# make able/enable



## kansi

Our online Click & Collect service, Westfield Direct, is now available - *enabling* you to purchase food from your favourite retailers and collect it at a time that suits you.

Our online Click & Collect service, Westfield Direct, is now available - *making you able* to purchase food from your favourite retailers and collect it at a time that suits you.

To make able and enable have the same meaning, right?
Does enable sound slightly smarter than make able?


----------



## The Newt

It's not really about making you "able." "Enabling" is the right word.


----------



## kansi

The Newt said:


> It's not really about making you "able." "Enabling" is the right word.
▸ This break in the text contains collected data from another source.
+                    acc[mt][nt][4 * g + 0] += __uint_as_float(rv.x << 16); acc[mt][nt][4 * g + 1] += __uint_as_float(rv.x & 0xFFFF0000u);
+                    acc[mt][nt][4 * g + 2] += __uint_as_float(rv.y << 16); acc[mt][nt][4 * g + 3] += __uint_as_float(rv.y & 0xFFFF0000u);
+                }
+            }
+#define FOR_ALL_ACC(expr)                                                          \
+    _Pragma("unroll") for (int mt = 0; mt < MT; ++mt)                               \
+        _Pragma("unroll") for (int nt = 0; nt < NT; ++nt)                          \
+            _Pragma("unroll") for (int j = 0; j < 16; ++j) { const float v = acc[mt][nt][j]; acc[mt][nt][j] = (expr); }
+    if (p.act == ACT_RELU) { FOR_ALL_ACC(fmaxf(v, 0.f)) }
+    else if (p.act == ACT_HSWISH) { FOR_ALL_ACC(v * fminf(fmaxf(v + 3.f, 0.f), 6.f) * (1.f / 6.f)) }
+    else if (p.act == ACT_SIGMOID) { FOR_ALL_ACC(fast_sigmoidf(v)) }
+    else if (p.act == ACT_HSIGMOID) { FOR_ALL_ACC(fminf(fmaxf(0.2f * v + 0.5f, 0.f), 1.f)) }
+    else if (p.act == ACT_GELU) { FOR_ALL_ACC(gelu_erf(v)) }
+#undef FOR_ALL_ACC
+#pragma unroll
+    for (int mt = 0; mt < MT; ++mt) {
+        bf16_t* yrow = p.y + ((size_t)n_img * p.Ho * p.Wo + opix[mt]) * p.y_cstride + p.y_coff;
+#pragma unroll
+        for (int nt = 0; nt < NT; ++nt)
+#pragma unroll
+            for (int gp2 = 0; gp2 < 2; ++gp2) {
+                const int g0 = 2 * gp2, g1 = 2 * gp2 + 1;
+                const uint32_t q0x = pack_bf16x2(acc[mt][nt][4 * g0 + 0], acc[mt][nt][4 * g0 + 1]), q0y = pack_bf16x2(acc[mt][nt][4 * g0 + 2], acc[mt][nt][4 * g0 + 3]);
+                const uint32_t q1x = pack_bf16x2(acc[mt][nt][4 * g1 + 0], acc[mt][nt][4 * g1 + 1]), q1y = pack_bf16x2(acc[mt][nt][4 * g1 + 2], acc[mt][nt][4 * g1 + 3]);
+                const auto sx = __builtin_amdgcn_permlane32_swap(q0x, q1x, false, false);
+                const auto sy = __builtin_amdgcn_permlane32_swap(q0y, q1y, false, false);
+                const uint4 v = make_uint4(sx[0], sy[0], sx[1], sy[1]);
+                const int co = ntile * BN + nt * 32 + 16 * gp2 + 8 * h2;
+                if (!pvalid[mt] || co >= cout_r8) continue;
+                *reinterpret_cast<uint4*>(yrow + co) = v;
+            }
+    }
+}
+
 template <int KS, int S, int BN, int CK, int TW, int NW, int DB, int MT>
-__global__ __launch_bounds__(NW * 64, (BN <= 64 ? 2 : 1)) void conv_mfma_kernel(const ConvParams p) {
+__global__ __launch_bounds__(NW * 64, (KS == 1 && DB == 0 && BN <= 64) ? (BN <= 32 ? 4 : 3) : (BN <= 64 ? 2 : 1)) void conv_mfma_kernel(const ConvParams p) {
     using C = Cfg<KS, S, BN, CK, TW, NW, DB, MT>;
     constexpr int NTHR = C::NTHR;
     extern __shared__ __attribute__((aligned(16))) unsigned char smem[];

so first of all make you able and enable have different meanings?


----------



## kentix

"make you able" is not a normal, common phrase. "Giving you the ability" would be normal phrasing.


----------



## kansi

kentix said:


> "make you able" is not a normal, common phrase. "Giving you the ability" would be normal phrasing.
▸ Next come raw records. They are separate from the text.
// ... 193 lines not shown
    RTZ_CUDA(ctx->accum.reserve(3 * n_local_pixels));
    rtz::TraceParams P;
    P.cam = to_dev_camera(*cam, seed);
    P.sh = sg;
    P.geom = ctx->geom.p, P.pairs = ctx->pairs.p, P.aux = ctx->aux.p, P.albedo = ctx->albedo.p, P.wexp = ctx->wexp.p;
    P.orig = nullptr;
    P.n_spheres = ctx->n_spheres, P.n_pad = ctx->n_pad;
    pick_chunks(ctx, P, n_local_pixels);
    P.accum = ctx->accum.p;
    P.counter = ctx->counters.p;
    P.stats = ctx->counters.p + 1;
    {
        P.wave_shade_min = P.wave_regen_min = ctx->n_pad <= 32 ? 16u : ctx->n_pad <= 64 ? 12u : 8u;
        auto rcp = [](uint64_t d) -> unsigned long long {
            return d <= 1 ? 0ull : (unsigned long long)(((unsigned __int128)1 << 64) / d) + 1ull;
        };
        P.rcp_tile_pixels = rcp(sg.tile_pixels), P.rcp_tiles_x = rcp(sg.tiles_x), P.rcp_tile_w = rcp(sg.tile_w);
        P.rcp_chunks_per_pixel = rcp(P.chunks_per_pixel);
        if (const char* e = std::getenv("RTZ_WAVE_SHADE_MIN")) P.wave_shade_min = (uint32_t)std::min(32, std::max(1, std::atoi(e)));
        if (const char* e = std::getenv("RTZ_WAVE_REGEN_MIN")) P.wave_regen_min = (uint32_t)std::min(32, std::max(1, std::atoi(e)));
    }
    P.timeline = nullptr;
    if (const char* e = std::getenv("RTZ_TIMELINE")) {
        if (e[0] == '1') {
            RTZ_CUDA(ctx->timeline.reserve(4 * 65536));
            RTZ_CUDA(cudaMemsetAsync(ctx->timeline.p, 0, 4 * 65536 * sizeof(unsigned long long), ctx->stream));
            P.timeline = ctx->timeline.p;
        }
    }
    P.pool = nullptr, P.pool_count = reinterpret_cast<unsigned int*>(ctx->counters.p + 8);
    const char* de = std::getenv("RTZ_DRAIN");
    const bool drain = cam->mode == RTZ_MODE_PATH && ctx->variant != 4 && P.cam.bounce_max > 0 && !(de && de[0] == '0');
    if (drain) {
        RTZ_CUDA(ctx->pool.reserve(4ull * 64 * 32 * (size_t)ctx->sm_count * 2));
        P.pool = ctx->pool.p;
    }
    const bool use_const = ctx->n_pad <= rtz::kMaxConstSpheres && ctx->geo_const;
    const size_t smem = use_const ? 0 : (size_t)ctx->n_pad * 32;
    cudaFuncAttributes fa{};
    RTZ_CUDA(cudaFuncGetAttributes(&fa, rtz::trace_kernel_smem<512, 1>));
    const bool use_global = !use_const && smem + fa.sharedSizeBytes + 1024 > ctx->smem_optin;
    RTZ_CUDA(cudaEventRecord(ctx->ev[0], ctx->stream));
    RTZ_CUDA(cudaMemsetAsync(ctx->accum.p, 0, 3 * n_local_pixels * sizeof(unsigned long long), ctx->stream));
    RTZ_CUDA(cudaMemsetAsync(ctx->counters.p, 0, 16 * sizeof(unsigned long long), ctx->stream));
    RTZ_CUDA(cudaEventRecord(ctx->ev[1], ctx->stream));
    ctx->frame_launches = P.cam.bounce_max == 0 ? 1 : 2;
    int32_t rc = RTZ_OK;
    if (P.cam.bounce_max == 0) {
    } else if (cam->mode == RTZ_MODE_PATH_BVH) {
        rtz::BvhParams B{P, ctx->bvh_nodes.p, ctx->bvh_order.p, ctx->wexp.p};
        rc = launch_trace(ctx, rtz::trace_kernel_bvh<128, 6>, B, P.n_chunks, 128, 0);
    } else if (use_const) {
        static thread_local rtz::TraceParamsConst C;
        C.p = P;
        std::memcpy(C.pairs, ctx->h_pairs.data(), (size_t)ctx->n_pad * sizeof(float4));
        const bool wave_ok = P.n_chunks <= 0xFFFFFFFFull;
        if (ctx->variant == 4)
            rc = launch_trace(ctx, rtz::trace_kernel_const_parked<4, 128, 6>, C, P.n_chunks, 128, 0);
        else if (ctx->variant == 1)
            rc = launch_trace(ctx, rtz::trace_kernel_const<256, 3>, C, P.n_chunks, 256, 0);
        else if (ctx->variant == 2)
            rc = launch_trace(ctx, rtz::trace_kernel_const<128, 5>, C, P.n_chunks, 128, 0);
        else if (ctx->variant == 6)
            rc = launch_trace(ctx, rtz::trace_kernel_const<128, 7>, C, P.n_chunks, 128, 0);
        else if (ctx->variant == 7)
            rc = launch_trace(ctx, rtz::trace_kernel_const<128, 8>, C, P.n_chunks, 128, 0);
        else if (ctx->variant == 9 && wave_ok)
            rc = launch_trace(ctx, rtz::trace_kernel_wave<128, 10>, C, P.n_chunks, 128, 0);
        else if (ctx->variant == 10 && wave_ok)
            rc = launch_trace(ctx, rtz::trace_kernel_wave<128, 9>, C, P.n_chunks, 128, 0);
        else if (wave_ok && (ctx->variant == 8 || (ctx->variant == 0 && ctx->n_pad <= 32)))
            rc = launch_trace(ctx, rtz::trace_kernel_wave<128, 8>, C, P.n_chunks, 128, 0);
        else if (wave_ok && (ctx->variant == 12 || (ctx->variant == 0 && ctx->n_pad <= rtz::kMaxWaveSpheres)))
            rc = launch_trace(ctx, rtz::trace_kernel_wave_n<4, 128, 6>, C, P.n_chunks, 128, 0);
        else if (ctx->n_pad <= 64)
            rc = launch_trace(ctx, rtz::trace_kernel_const<128, 8>, C, P.n_chunks, 128, 0);
        else if (ctx->cull) {
            P.geom = ctx->rg_geom.p, P.aux = ctx->rg_aux.p, P.albedo = ctx->rg_albedo.p, P.wexp = ctx->rg_wexp.p;
            P.orig = ctx->rg_orig.p, P.pairs = nullptr;
            C.p = P;
            std::memcpy(C.pairs, ctx->h_rg_pairs.data(), (size_t)ctx->n_pad * sizeof(float4));
            std::memcpy(C.boxes, ctx->h_boxes.data(), ctx->h_boxes.size() * sizeof(float4));
            C.cull_r2 = ctx->cull_r2;
            rc = launch_trace(ctx, rtz::trace_kernel_const_cull<128, 6>, C, P.n_chunks, 128, 0);
        } else
            rc = launch_trace(ctx, rtz::trace_kernel_const<128, 6>, C, P.n_chunks, 128, 0);
    } else if (use_global) {
        rc = launch_trace(ctx, rtz::trace_kernel_global<128, 5>, P, P.n_chunks, 128, 0);
    } else {
        int occ[3] = {0, 0, 0};
        RTZ_CUDA(cudaFuncSetAttribute(rtz::trace_kernel_smem<128, 5>, cudaFuncAttributeMaxDynamicSharedMemorySize, (int)smem));
        RTZ_CUDA(cudaFuncSetAttribute(rtz::trace_kernel_smem<256, 2>, cudaFuncAttributeMaxDynamicSharedMemorySize, (int)smem));
        RTZ_CUDA(cudaFuncSetAttribute(rtz::trace_kernel_smem<512, 1>, cudaFuncAttributeMaxDynamicSharedMemorySize, (int)smem));
        RTZ_CUDA(cudaOccupancyMaxActiveBlocksPerMultiprocessor(&occ[0], rtz::trace_kernel_smem<128, 5>, 128, smem));
        RTZ_CUDA(cudaOccupancyMaxActiveBlocksPerMultiprocessor(&occ[1], rtz::trace_kernel_smem<256, 2>, 256, smem));
        RTZ_CUDA(cudaOccupancyMaxActiveBlocksPerMultiprocessor(&occ[2], rtz::trace_kernel_smem<512, 1>, 512, smem));
        const int warps[3] = {occ[0] * 4, occ[1] * 8, occ[2] * 16};
        int shape = 0;
        for (int k = 1; k < 3; ++k)
            if (warps[k] > warps[shape]) shape = k;
        if (ctx->variant >= 1 && ctx->variant <= 3) shape = ctx->variant - 1;
        switch (shape) {
            case 1: rc = launch_trace(ctx, rtz::trace_kernel_smem<256, 2>, P, P.n_chunks, 256, smem); break;
            case 2: rc = launch_trace(ctx, rtz::trace_kernel_smem<512, 1>, P, P.n_chunks, 512, smem); break;
            default: rc = launch_trace(ctx, rtz::trace_kernel_smem<128, 5>, P, P.n_chunks, 128, smem); break;
        }
    }
    if (rc != RTZ_OK) return rc;
    if (drain) {
        const unsigned blocks = (unsigned)ctx->sm_count * 8;
        if (ctx->n_spheres >= 64)
            rtz::drain_kernel<true><<<blocks, 128, 0, ctx->stream>>>(P);
        else
            rtz::drain_kernel<false><<<blocks, 128, 0, ctx->stream>>>(P);
        RTZ_CUDA(cudaGetLastError());
        ctx->frame_launches += 1;
    }
    RTZ_CUDA(cudaEventRecord(ctx->ev[2], ctx->stream));
    const uint64_t n3 = 3 * n_local_pixels;
    if (out.image)
        rtz::resolve_scatter_kernel<<<(unsigned)((n3 + 255) / 256), 256, 0, ctx->stream>>>(
            ctx->accum.p, sg, (uint32_t)cam->width, (uint32_t)cam->height, cam->pixel_samples_scale, out.image);
    else
        rtz::resolve_kernel<<<(unsigned)((n3 + 255) / 256), 256, 0, ctx->stream>>>(
            ctx->accum.p, n_local_pixels, cam->pixel_samples_scale, out.d_rgb, out.d_linear);
    RTZ_CUDA(cudaGetLastError());
    RTZ_CUDA(cudaEventRecord(ctx->ev[3], ctx->stream));
    RTZ_CUDA(cudaMemcpyAsync(ctx->h_counters, ctx->counters.p, 8 * sizeof(unsigned long long), cudaMemcpyDeviceToHost,
                             ctx->stream));
    return RTZ_OK;
}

Then I am wondering why a dictionary gives the definition of it that says 
"to make someone able to do something, or to make something possible"(make someone able is used), althought make someone able isn't a common phrase?


----------



## kentix

Here's an ngram. I don't know how valid it is because there might be different contexts for each use, but if it's at all valid you can see there is very little use of "making you able".

Google Ngram Viewer

If you omit the clear winner, "enabling you", you see that "making you able" still comes in far behind.

Google Ngram Viewer


----------



## kansi

kentix said:


> Here's an ngram. I don't know how valid it is because there might be different contexts for each use, but if it's at all valid you can see there is very little use of "making you able".
> 
> Google Ngram Viewer
> 
> If you omit the clear winner, "enabling you", you see that "making you able" still comes in far behind.
> 
> Google Ngram Viewer


It seems like literally no one used and uses it. Giving you the ability


kentix said:


> Here's an ngram. I don't know how valid it is because there might be different contexts for each use, but if it's at all valid you can see there is very little use of "making you able".
> 
> Google Ngram Viewer
> 
> If you omit the clear winner, "enabling you", you see that "making you able" still comes in far behind.
> 
> Google Ngram Viewer


I see..but the phrase isn't wrong,right?
it's a correct ,far less common phrase.


Here this would be a few examples where "make you able" totally fits.
Do you think in this context the phrase works perfect?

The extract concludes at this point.